The rules or parts of them are placed in separate chains according to the action of the rule:
<zone>_log <zone>_deny <zone>_allow
Then all logging rules will be placed in the <zone>_log chain, which will be walked first. All reject and drop rules will be placed in the <zone>_deny chain, which will be walked after the log chain. All accept rules will be placed in the <zone>_allow chain, which will be walked after the deny chain. If a rule contains log and also deny or allow actions, the parts are placed in the matching chains.
Example 1: Enable new IPv4 and IPv6 connections for protocol 'ah'
<rule> <protocol value="ah"/> <accept/> </rule>
Example 2: Allow new IPv4 and IPv6 connections for service ftp and log 1 per minute using audit
<rule> <service name="ftp"/> <audit type="ACCEPT"> <limit value="1/m"/> </audit> <accept/> </rule>
Example 3: Allow new IPv4 connections from address 192.168.0.0/24 for service tftp and log 1 per minutes using syslog
<rule family="ipv4"> <source address="192.168.0.0/24"/> <service name="tftp"/> <log prefix="tftp" level="info"> <limit value="1/m"/> </log> <accept/> </rule>
Example 4: New IPv6 connections from 1:2:3:4:6:: to service radius are all rejected and logged at a rate of 3 per minute. New IPv6 connections from other sources are accepted.

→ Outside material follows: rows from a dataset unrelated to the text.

#define FD_WAIT_VM0() asm volatile("s_waitcnt vmcnt(0)" ::: "memory")
constexpr int WS_WEIGHT_LOADS_PER_ADAPTER = NT * (KS / 4) + CT / 4 + 2 * (CT / 8);
static_assert(WS_WEIGHT_LOADS_PER_ADAPTER == 42, "ws_load_weights changed: re-derive the counted wait");
template <int NA>
__device__ __forceinline__ void ws_wait_tile0(bool has_tile1) {
    constexpr int behind = NA * WS_WEIGHT_LOADS_PER_ADAPTER + 12;
    constexpr int cnt = behind < 63 ? behind : 63;
    if (has_tile1) asm volatile("s_waitcnt vmcnt(%0)" ::"n"(cnt) : "memory");
    else FD_WAIT_VM0();
}

__device__ __forceinline__ void ws_dma16(const float* g, const float* lds_dst) {
    const unsigned a = __builtin_amdgcn_readfirstlane((unsigned)(uintptr_t)LDS_PTR(lds_dst));
    asm volatile("s_mov_b32 m0, %1\n\ts_nop 0\n\tglobal_load_lds_dwordx4 %0, off" : : "v"(g), "s"(a) : "memory");
}
__device__ __forceinline__ void ws_tile_dma(const float* __restrict__ src, int nvalid, float* buf, int wave, int lane) {
#pragma unroll
    for (int j = 0; j < 12; ++j) {
        const int r = wave * 4 + j / 3, part = j % 3;
        const int rr = r < nvalid ? r : nvalid - 1;
        ws_dma16(src + (size_t)rr * H + part * 256 + lane * 4, buf + r * ROWT + part * 256);
    }
}
__device__ __forceinline__ void ws_frags_from_lds(const float* buf, int wave, int lane, f32x4 (&keep)[KS / 4][2]) {
    const float* p = buf + (lane & 15) * ROWT + wave * WCOLS + 4 * (lane >> 4);
#pragma unroll
    for (int k = 0; k < KS / 4; ++k) {
        keep[k][0] = *reinterpret_cast<const f32x4*>(p + k * 32);
        keep[k][1] = *reinterpret_cast<const f32x4*>(p + k * 32 + 16);
    }
}
__device__ __forceinline__ void ws_frags_to_lds(float* buf, int wave, int lane, const f32x4 (&keep)[KS / 4][2]) {
    float* p = buf + (lane & 15) * ROWT + wave * WCOLS + 4 * (lane >> 4);
#pragma unroll
    for (int k = 0; k < KS / 4; ++k) {
        *reinterpret_cast<f32x4*>(p + k * 32) = keep[k][0];
        *reinterpret_cast<f32x4*>(p + k * 32 + 16) = keep[k][1];
    }
}

template <int NA>
struct WsWeights {
    bf16x8 dn[NA][NT][KS / 4];
    bf16x8 up01[NA][CT / 4];
    bf16x8 up2[NA][CT / 8];
};
template <int NA>
__device__ __forceinline__ void ws_load_weights(WsWeights<NA>& W, const void* const* dn, const void* const* up, int wave,
                                                int lane) {
#pragma unroll
    for (int a = 0; a < NA; ++a) {
        const bf16* d = (const bf16*)dn[a];
        const bf16* u = (const bf16*)up[a];
#pragma unroll
        for (int nt = 0; nt < NT; ++nt)
#pragma unroll
            for (int k = 0; k < KS / 4; ++k)
                W.dn[a][nt][k] = *reinterpret_cast<const bf16x8*>(d + ((nt * KS + wave * (KS / 4) + k) * 64 + lane) * 8);
#pragma unroll
        for (int k = 0; k < CT / 4; ++k) {
            const int ct = wave * (CT / 4) + k;
            W.up01[a][k] = *reinterpret_cast<const bf16x8*>(u + (ct * 64 + lane) * 8);
        }
#pragma unroll
        for (int p = 0; p < CT / 8; ++p) {
            const int ct = wave * (CT / 4) + 2 * p;
            const bf16x4 lo = *reinterpret_cast<const bf16x4*>(u + CT * 64 * 8 + (ct * 64 + lane) * 4);
            const bf16x4 hi = *reinterpret_cast<const bf16x4*>(u + CT * 64 * 8 + ((ct + 1) * 64 + lane) * 4);
            W.up2[a][p] = bf16x8{lo[0], lo[1], lo[2], lo[3], hi[0], hi[1], hi[2], hi[3]};
        }
    }
}
__device__ __forceinline__ bf16x8 pad8hi(const f32x4 a) {
    return bf16x8{0, 0, 0, 0, (bf16)a[0], (bf16)a[1], (bf16)a[2], (bf16)a[3]};
}

__device__ __forceinline__ void ws_walk(const WsLaunch& L, int& s, int& t0, int& tstep, int& ntiles) {
    const int b = blockIdx.x;
    s = b < L.g0 ? 0 : 1;
    t0 = s ? b - L.g0 : b;
    tstep = s ? (int)gridDim.x - L.g0 : L.g0;
    const feddat_adapter_seg& sg = L.a.seg[s];
    ntiles = (sg.row_end - sg.row_begin + 15) / 16;
}

template <int NA>
__device__ __forceinline__ void ws_fwd_body(const float* __restrict__ x, float* __restrict__ out,
                                            const feddat_adapter_seg& sg, int t0, int tstep, int ntiles, float* smem,
                                            const LnFuse& ln, float* __restrict__ z_save, const int dbg) {
    const int lane = threadIdx.x & 63, wave = threadIdx.x >> 6;
    const int g = lane >> 4, i16 = lane & 15;
    float* kspl = smem + 2 * TILE_F;
    float* lnred = kspl + KSPL_F;
    float* sbu = lnred + 256;
    float* sbd = sbu + 2 * H;
    float* sgam = sbd + 128;
    float* sbet = sgam + H;
    if (t0 >= ntiles) return;

    auto tile_dma = [&](int p) {
        const int t = t0 + p * tstep;
        if (t < ntiles && !(p && (dbg & 4))) {
            const int row0 = sg.row_begin + t * 16;
            const int nvalid = (sg.row_end - row0) < 16 ? (sg.row_end - row0) : 16;
            ws_tile_dma(x + (size_t)(row0 + sg.x_row_delta) * H, nvalid, smem + p * TILE_F, wave, lane);
        }
    };
    for (int i = threadIdx.x; i < NA * H; i += 256) sbu[i] = sg.bu[i / H][i % H];
    if (threadIdx.x < NA * R) sbd[(threadIdx.x / R) * 64 + threadIdx.x % R] = sg.bd[threadIdx.x / R][threadIdx.x % R];
    if (ln.gamma)
        for (int i = threadIdx.x; i < H; i += 256) {
            sgam[i] = ln.gamma[i];
            sbet[i] = ln.beta[i];
        }
    float sc[NA];
#pragma unroll
    for (int a = 0; a < NA; ++a) sc[a] = sg.scale[a];
    tile_dma(0);
    WsWeights<NA> W;
    ws_load_weights<NA>(W, sg.wd, sg.wu, wave, lane);
    tile_dma(1);
    ws_wait_tile0<NA>(!(dbg & 4) && t0 + tstep < ntiles);
    __syncthreads();

    int cur = 0;
    for (int t = t0; t < ntiles; t += tstep, cur ^= 1) {
        const int row0 = sg.row_begin + t * 16;
        const int nvalid = (sg.row_end - row0) < 16 ? (sg.row_end - row0) : 16;
        float* buf = smem + cur * TILE_F;

        f32x4 z_keep[NA];
        float mean = 0.f, rstd = 0.f;
#pragma unroll
        for (int a = 0; a < NA; ++a) z_keep[a] = f32x4{0.f, 0.f, 0.f, 0.f};
        if (!(dbg & 2)) {
        const float* frag = buf + i16 * ROWT + wave * WCOLS + 4 * g;
        f32x4 z[NA][NT];
#pragma unroll
        for (int a = 0; a < NA; ++a)
#pragma unroll
            for (int nt = 0; nt < NT; ++nt) z[a][nt] = f32x4{0.f, 0.f, 0.f, 0.f};
#pragma unroll
        for (int k = 0; k < KS / 4; ++k) {
            const bf16x8 xf = cvt8(*reinterpret_cast<const f32x4*>(frag + k * 32),
                                   *reinterpret_cast<const f32x4*>(frag + k * 32 + 16));
#pragma unroll
            for (int a = 0; a < NA; ++a)
#pragma unroll
                for (int nt = 0; nt < NT; ++nt) z[a][nt] = mfma16x32(W.dn[a][nt][k], xf, z[a][nt]);
        }
#pragma unroll
        for (int a = 0; a < NA; ++a)
#pragma unroll
            for (int nt = 0; nt < NT; ++nt)
                reinterpret_cast<f32x4*>(kspl)[(wave * 6 + a * NT + nt) * 64 + lane] = z[a][nt];
        __syncthreads();
        bf16x8 zb01[NA], zb2[NA][2];
#pragma unroll
        for (int a = 0; a < NA; ++a) {
#pragma unroll
            for (int nt = 0; nt < NT; ++nt) {
                f32x4 tsum = reinterpret_cast<const f32x4*>(kspl)[(a * NT + nt) * 64 + lane];
#pragma unroll
                for (int w = 1; w < 4; ++w) tsum = tsum + reinterpret_cast<const f32x4*>(kspl)[(w * 6 + a * NT + nt) * 64 + lane];
                const f32x4 b4 = *reinterpret_cast<const f32x4*>(sbd + a * 64 + nt * 16 + 4 * g);
#pragma unroll
                for (int e = 0; e < 4; ++e) z[a][nt][e] = fmaxf(tsum[e] + b4[e], 0.f);
                if (nt == wave) z_keep[a] = z[a][nt];
            }
            zb01[a] = cvt8(z[a][0], z[a][1]);
            zb2[a][0] = pad8(z[a][2]);
            zb2[a][1] = pad8hi(z[a][2]);
        }

        f32x4 xk[KS / 4][2];
#pragma unroll
        for (int k = 0; k < CT / 4; ++k) {
            const int c = (wave * (CT / 4) + k) * 16 + 4 * g;
            f32x4 o = *reinterpret_cast<const f32x4*>(frag + k * 16);
#pragma unroll
            for (int a = 0; a < NA; ++a) {
                f32x4 y = mfma16x32(W.up01[a][k], zb01[a], f32x4{0.f, 0.f, 0.f, 0.f});
                y = mfma16x32(W.up2[a][k >> 1], zb2[a][k & 1], y);
                const f32x4 bu4 = *reinterpret_cast<const f32x4*>(sbu + a * H + c);
#pragma unroll
                for (int e = 0; e < 4; ++e) o[e] += sc[a] * (y[e] + bu4[e]);
            }
            xk[k >> 1][k & 1] = o;
        }

        if (ln.gamma) {
            float s1 = 0.f;
#pragma unroll
            for (int k = 0; k < CT / 4; ++k) {
                const f32x4 o = xk[k >> 1][k & 1];
                s1 += (o[0] + o[1]) + (o[2] + o[3]);
            }
            s1 += __shfl_xor(s1, 16, 64);
            s1 += __shfl_xor(s1, 32, 64);
            const float mw = s1 * (1.0f / WCOLS);
            float s2 = 0.f;
#pragma unroll
            for (int k = 0; k < CT / 4; ++k)
#pragma unroll
                for (int e = 0; e < 4; ++e) {
                    const float d = xk[k >> 1][k & 1][e] - mw;
                    s2 += d * d;
                }
            s2 += __shfl_xor(s2, 16, 64);
            s2 += __shfl_xor(s2, 32, 64);
            if (g == 0) {
                lnred[wave * 32 + 2 * i16] = mw;
                lnred[wave * 32 + 2 * i16 + 1] = s2;
            }
            __syncthreads();
            const float m0 = lnred[2 * i16], m1 = lnred[32 + 2 * i16], m2 = lnred[64 + 2 * i16], m3 = lnred[96 + 2 * i16];
            mean = ((m0 + m1) + (m2 + m3)) * 0.25f;
            const float q0 = m0 - mean, q1 = m1 - mean, q2 = m2 - mean, q3 = m3 - mean;
            const float M2 = ((lnred[2 * i16 + 1] + lnred[32 + 2 * i16 + 1]) + (lnred[64 + 2 * i16 + 1] + lnred[96 + 2 * i16 + 1])) +
                             (float)WCOLS * ((q0 * q0 + q1 * q1) + (q2 * q2 + q3 * q3));
            rstd = rsqrtf(M2 * (1.0f / H) + ln.eps);
            if (g == 0) {
                lnred[128 + wave * 32 + 2 * i16] = mean;
                lnred[128 + wave * 32 + 2 * i16 + 1] = rstd;
            }
        }

        ws_frags_to_lds(buf, wave, lane, xk);
        }
        float* orow = out + (size_t)row0 * H + wave * WCOLS;
        const float* srow = buf + wave * WCOLS;
        f32x4 v[NLD];
#pragma unroll
        for (int j = 0; j < NLD; ++j) {
            const int r = 4 * (j / 3) + g, c = 16 * (j % 3) + i16;
            v[j] = *reinterpret_cast<const f32x4*>(srow + r * ROWT + c * 4);
        }
        FD_WAIT_VM0();
        const bool st_on = !(dbg & 1);
        auto emit = [&](auto full_tag) {
            constexpr bool FULL = decltype(full_tag)::value;
            if (z_save && wave < NT && (FULL || i16 < nvalid)) {
#pragma unroll
                for (int a = 0; a < NA; ++a)
                    *reinterpret_cast<f32x4*>(z_save + (size_t)(row0 + i16) * (2 * R) + a * R + wave * 16 + 4 * g) = z_keep[a];
            }
#pragma unroll
            for (int j = 0; j < NLD; ++j) {
                const int r = 4 * (j / 3) + g, c = 16 * (j % 3) + i16;
                if (FULL || r < nvalid) *reinterpret_cast<f32x4*>(orow + (size_t)r * H + c * 4) = v[j];
            }
            if (ln.gamma) {
                bf16* yrow = ln.y16 + (size_t)row0 * H + wave * WCOLS;
#pragma unroll
                for (int j = 0; j < NLD; ++j) {
                    const int r = 4 * (j / 3) + g, c = 16 * (j % 3) + i16;
                    const float m = lnred[128 + wave * 32 + 2 * r], rs = lnred[128 + wave * 32 + 2 * r + 1];
                    const f32x4 gm = *reinterpret_cast<const f32x4*>(sgam + wave * WCOLS + c * 4);
                    const f32x4 bt = *reinterpret_cast<const f32x4*>(sbet + wave * WCOLS + c * 4);
                    f32x4 y;
#pragma unroll
                    for (int e = 0; e < 4; ++e) y[e] = (v[j][e] - m) * rs * gm[e] + bt[e];
                    if (FULL || r < nvalid) *reinterpret_cast<bf16x4*>(yrow + (size_t)r * H + c * 4) = cvt4(y);
                }
                if (wave == 0 && g == 0 && (FULL || i16 < nvalid) && ln.stats) {
                    ln.stats[2 * (size_t)(row0 + i16)] = mean;
                    ln.stats[2 * (size_t)(row0 + i16) + 1] = rstd;
                }
            }
        };
        if (st_on) {
            if (nvalid == 16) emit(std::true_type{});
            else emit(std::false_type{});
        }
        __syncthreads();
        if (t + 2 * tstep < ntiles && !(dbg & 4)) {
            const int rn = sg.row_begin + (t + 2 * tstep) * 16;
            const int nv = (sg.row_end - rn) < 16 ? (sg.row_end - rn) : 16;
            ws_tile_dma(x + (size_t)(rn + sg.x_row_delta) * H, nv, buf, wave, lane);
        }
    }
}

constexpr int WS_FWD_LDS = (2 * TILE_F + KSPL_F + 256 + 2 * H + 128 + 2 * H) * 4;

__global__ __launch_bounds__(256, 1) void adapter_fwd_ws_kernel(const float* __restrict__ x, float* __restrict__ out,
                                                                WsLaunch L, LnFuse ln, float* __restrict__ z_save) {
    extern __shared__ __attribute__((aligned(16))) float ws_smem[];
    int s, t0, tstep, ntiles;
    ws_walk(L, s, t0, tstep, ntiles);
    const feddat_adapter_seg& sg = L.a.seg[s];
    if (sg.n_adapters == 2) ws_fwd_body<2>(x, out, sg, t0, tstep, ntiles, ws_smem, ln, z_save, FD_ABL(L.dbg));
    else ws_fwd_body<1>(x, out, sg, t0, tstep, ntiles, ws_smem, ln, z_save, FD_ABL(L.dbg));
}


__device__ __forceinline__ void ws_ztile_dma(const float* __restrict__ zs, int nvalid, float* dst, int wave, int lane) {
#pragma unroll
    for (int j = 0; j < 2; ++j) {
        const int piece = wave + 4 * j;
        if (piece < 6) {
            const int fo = piece * 256 + lane * 4, r = fo / (2 * R), c = fo - r * (2 * R);
            const int rr = r < nvalid ? r : nvalid - 1;
            ws_dma16(zs + (size_t)rr * (2 * R) + c, dst + piece * 256);
        }
    }
}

<rule family="ipv6"> <source address="1:2:3:4:6::"/> <service name="radius"/> <log prefix="dns" level="info"> <limit value="3/m"/> </log> <reject/> </rule> <rule family="ipv6"> <service name="radius"/> <accept/> </rule>
Example 5: Forward IPv6 port/packets receiving from 1:2:3:4:6:: on port 4011 with protocol tcp to 1::2:3:4:7 on port 4012
<rule family="ipv6"> <source address="1:2:3:4:6::"/> <forward-port to-addr="1::2:3:4:7" to-port="4012" protocol="tcp" port="4011"/> </rule>
Example 6: White-list source address to allow all connections from this source
<rule family="ipv4"> <source address="192.168.2.2"/> <accept/> </rule>
Fedora 19 includes the latest firewalld version that supports a rich language to be able to create more complex firewalls in a easy way.